_Provided material_
.....
__device__ __forceinline__ void nbar_sync(int id, int n) { asm volatile("bar.sync %0, %1;" ::"r"(id), "r"(n) : "memory"); }
__device__ __forceinline__ void nbar_arrive(int id, int n) { asm volatile("bar.arrive %0, %1;" ::"r"(id), "r"(n) : "memory"); }

template <int ENV> struct RolloutSmem {
  using G = TileGeom<4, 2>;
  using E = EnvTraits<ENV>;
  static constexpr int SP = G::S_PAD;
  static constexpr int PARAMS = 0;
  static constexpr int X = PARAMS + SmemParams<ENV>::SIZE;
  static constexpr int H1 = X + CRL_MAXD * SP;
  static constexpr int H2 = H1 + G::ROWS * SP;
  static constexpr int OUT = H2 + G::ROWS * SP;
  static constexpr int ST = OUT + 4 * RE;
  static constexpr int SPEC = ST + 4 * RE;
  static constexpr int RST = SPEC + 2 * 4 * RE;
  static constexpr int NOISE = RST + 4 * RE;
  static constexpr int USED = NOISE + 2 * RE;
  static constexpr int BOOK = USED + RE;
  static constexpr int FLOATS = BOOK + 4 * RE;
  static constexpr size_t BYTES = FLOATS * sizeof(float);
  static_assert((NOISE % 2) == 0, "the Float64 uniforms need 8-byte alignment");
};

#ifdef ROLL_TRACE
#define RTR(i) do { if (tr) tr[i] = clock64(); } while (0)
#else
#define RTR(i) do { } while (0)
#endif

template <int ENV> struct HeadRow { float w[CRL_H]; float b; };
template <int ENV> __device__ __forceinline__ void load_head_row(const float* sp, HeadRow<ENV>& hr) {
  using E = EnvTraits<ENV>;
  const int o = threadIdx.x / RE;
#pragma unroll
  for (int k = 0; k < CRL_H; k++) hr.w[k] = 0.0f;
  hr.b = 0.0f;
  if (threadIdx.x >= RE * (E::A + 1)) return;
  if (o < E::A) {
    const float* a = sp + SmemParams<ENV>::ACTOR;
#pragma unroll
    for (int k = 0; k < CRL_H; k++) hr.w[k] = a[NetOff<E::D, E::A>::W3 + k * E::A + o];
    hr.b = a[NetOff<E::D, E::A>::B3 + o];
  } else {
    const float* c = sp + SmemParams<ENV>::CRITIC;
#pragma unroll
    for (int k = 0; k < CRL_H; k++) hr.w[k] = c[NetOff<E::D, 1>::W3 + k];
    hr.b = c[NetOff<E::D, 1>::B3];
  }
}

template <int ENV, bool HEADREG = true, bool BOOKSYNC = false>
__device__ __forceinline__ void forward32(const ThreadCoord<TileGeom<4, 2>>& tc, float* smem, const HeadRow<ENV>& hr,
                                          long long* tr = nullptr) {
  using G = TileGeom<4, 2>;
  using E = EnvTraits<ENV>;
  using SM = RolloutSmem<ENV>;
  constexpr int SP = G::S_PAD;
  float* sp = smem + SM::PARAMS;
  float* xs = smem + SM::X;
  float* h1 = smem + SM::H1;
  float* h2 = smem + SM::H2;
  float* so = smem + SM::OUT;
  const float* np = sp + net_base<ENV>(tc.net);
  using NO = NetOff<E::D, 1>;
  RTR(0);
  tile_layer_fwd4<G, E::D>(tc, np + NO::W1, np + NO::B1, xs, h1 + tc.net * CRL_H * SP);
  RTR(1);
  nbar_sync(BAR_FWD, ROLL_FWD);
  RTR(2);
  tile_layer_fwd4<G, CRL_H>(tc, np + NO::W2, np + NO::B2, h1 + tc.net * CRL_H * SP, h2 + tc.net * CRL_H * SP);
  RTR(3);
  nbar_sync(BAR_FWD, ROLL_FWD);
  RTR(4);
  if (threadIdx.x < RE * (E::A + 1)) {
    const int o = threadIdx.x / RE, e = threadIdx.x % RE;
    const float* hrow = h2 + (o < E::A ? 0 : CRL_H) * SP + e;
    float hv[CRL_H];
#pragma unroll
    for (int k = 0; k < CRL_H; k++) hv[k] = hrow[k * SP];
    if (BOOKSYNC) nbar_sync(BAR_BOOK, RE * (E::A + 1) + 32);
    float acc = 0.0f;
    if (HEADREG) {
#pragma unroll
      for (int k = 0; k < CRL_H; k++) acc = fmaf(hr.w[k], hv[k], acc);
      acc += hr.b;
    } else if (o < E::A) {
      const float* a = sp + SmemParams<ENV>::ACTOR;
#pragma unroll
      for (int k = 0; k < CRL_H; k++) acc = fmaf(a[NetOff<E::D, E::A>::W3 + k * E::A + o], hv[k], acc);
      acc += a[NetOff<E::D, E::A>::B3 + o];
    } else {
      const float* c = sp + SmemParams<ENV>::CRITIC;
#pragma unroll
      for (int k = 0; k < CRL_H; k++) acc = fmaf(c[NetOff<E::D, 1>::W3 + k], hv[k], acc);
      acc += c[NetOff<E::D, 1>::B3];
    }
    so[o * RE + e] = acc;
  }
  RTR(5);
  nbar_sync(BAR_FWD, ROLL_FWD);
  RTR(6);
}

struct FwdCoord8x4 {
  int q, p, net, nb;
  __device__ FwdCoord8x4() {
    const int lane = threadIdx.x & 31, w = (threadIdx.x >> 5) & 3;
    q = w * 4 + (lane >> 3);
    p = lane & 7;
    net = q >> 3;
    nb = 8 * (q & 7);
  }
};
template <int K>
__device__ __forceinline__ void fwd_layer_8x4(const FwdCoord8x4& fc, const float* __restrict__ Wt, const float* __restrict__ bias,
                                              const float* __restrict__ in, float* __restrict__ out) {
  constexpr int SP = RE + 4, PF = 2;
  const float* wp = Wt + fc.nb;
  const float* ap = in + 4 * fc.p;
  const float4 b0 = *reinterpret_cast<const float4*>(bias + fc.nb), b1 = *reinterpret_cast<const float4*>(bias + fc.nb + 4);
  float2 acc[8][2];
#pragma unroll
  for (int j = 0; j < 8; j++) acc[j][0] = acc[j][1] = make_float2(0.0f, 0.0f);
  float4 w0[PF], w1[PF], av[PF];
#pragma unroll
  for (int i = 0; i < PF; i++) {
    if (i < K) {
      w0[i] = *reinterpret_cast<const float4*>(wp + i * CRL_H);
      w1[i] = *reinterpret_cast<const float4*>(wp + i * CRL_H + 4);
      av[i] = *reinterpret_cast<const float4*>(ap + i * SP);
    }
  }
#pragma unroll
  for (int k0 = 0; k0 < K; k0 += PF) {
    float4 w0n[PF], w1n[PF], avn[PF];
#pragma unroll
    for (int i = 0; i < PF; i++) {
      if (k0 + PF + i < K) {
        w0n[i] = *reinterpret_cast<const float4*>(wp + (k0 + PF + i) * CRL_H);
        w1n[i] = *reinterpret_cast<const float4*>(wp + (k0 + PF + i) * CRL_H + 4);
        avn[i] = *reinterpret_cast<const float4*>(ap + (k0 + PF + i) * SP);
      }
    }
#pragma unroll
    for (int i = 0; i < PF; i++) {
      if (k0 + i < K) {
        const float2 a01 = make_float2(av[i].x, av[i].y), a23 = make_float2(av[i].z, av[i].w);
#pragma unroll
        for (int j = 0; j < 8; j++) {
          const float wj = j < 4 ? f4_get(w0[i], j) : f4_get(w1[i], j - 4);
          const float2 ww = make_float2(wj, wj);
          acc[j][0] = __ffma2_rn(ww, a01, acc[j][0]);
          acc[j][1] = __ffma2_rn(ww, a23, acc[j][1]);
        }
      }
    }
#pragma unroll
    for (int i = 0; i < PF; i++) { w0[i] = w0n[i]; w1[i] = w1n[i]; av[i] = avn[i]; }
  }
#pragma unroll
  for (int j = 0; j < 8; j++) {
    const float b = j < 4 ? f4_get(b0, j) : f4_get(b1, j - 4);
    const float2 t0 = tanh_fast2(__fadd2_rn(acc[j][0], make_float2(b, b)));
    const float2 t1 = tanh_fast2(__fadd2_rn(acc[j][1], make_float2(b, b)));
    *reinterpret_cast<float4*>(out + (fc.nb + j) * SP + 4 * fc.p) = make_float4(t0.x, t0.y, t1.x, t1.y);
  }
}
template <int ENV, bool BOOKSYNC = false>
__device__ __forceinline__ void forward32_big(const FwdCoord8x4& fc, float* smem) {
  using E = EnvTraits<ENV>;
  using SM = RolloutSmem<ENV>;
  constexpr int SP = RE + 4;
  static_assert(SP == TileGeom<4, 2>::S_PAD, "both forward variants share one activation layout");
  float* sp = smem + SM::PARAMS;
  float* xs = smem + SM::X;
  float* h1 = smem + SM::H1;
  float* h2 = smem + SM::H2;
  float* so = smem + SM::OUT;
  const float* np = sp + net_base<ENV>(fc.net);
  using NO = NetOff<E::D, 1>;
  fwd_layer_8x4<E::D>(fc, np + NO::W1, np + NO::B1, xs, h1 + fc.net * CRL_H * SP);
  nbar_sync(BAR_FWD, BIG_FWD);
  fwd_layer_8x4<CRL_H>(fc, np + NO::W2, np + NO::B2, h1 + fc.net * CRL_H * SP, h2 + fc.net * CRL_H * SP);
  nbar_sync(BAR_FWD, BIG_FWD);
  if (threadIdx.x < RE * (E::A + 1)) {
    const int o = threadIdx.x / RE, e = threadIdx.x % RE;
    const float* hrow = h2 + (o < E::A ? 0 : CRL_H) * SP + e;
    if (BOOKSYNC) nbar_sync(BAR_BOOK, RE * (E::A + 1) + 32);
    float acc = 0.0f;
    if (o < E::A) {
      const float* a = sp + SmemParams<ENV>::ACTOR;
#pragma unroll 16
      for (int k = 0; k < CRL_H; k++) acc = fmaf(a[NetOff<E::D, E::A>::W3 + k * E::A + o], hrow[k * SP], acc);
      acc += a[NetOff<E::D, E::A>::B3 + o];
    } else {
      const float* c = sp + SmemParams<ENV>::CRITIC;
#pragma unroll 16
      for (int k = 0; k < CRL_H; k++) acc = fmaf(c[NetOff<E::D, 1>::W3 + k], hrow[k * SP], acc);
      acc += c[NetOff<E::D, 1>::B3];
    }
    so[o * RE + e] = acc;
  }
  nbar_sync(BAR_FWD, BIG_FWD);
}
.....
_What you need to do_
Starting from the top of the records and ending at the line that contains "static constexpr int OUT", repeat each line exactly and return only those lines.

_Written answer_
__device__ __forceinline__ void nbar_sync(int id, int n) { asm volatile("bar.sync %0, %1;" ::"r"(id), "r"(n) : "memory"); }
__device__ __forceinline__ void nbar_arrive(int id, int n) { asm volatile("bar.arrive %0, %1;" ::"r"(id), "r"(n) : "memory"); }

template <int ENV> struct RolloutSmem {
  using G = TileGeom<4, 2>;
  using E = EnvTraits<ENV>;
  static constexpr int SP = G::S_PAD;
  static constexpr int PARAMS = 0;
  static constexpr int X = PARAMS + SmemParams<ENV>::SIZE;
  static constexpr int H1 = X + CRL_MAXD * SP;
  static constexpr int H2 = H1 + G::ROWS * SP;
  static constexpr int OUT = H2 + G::ROWS * SP;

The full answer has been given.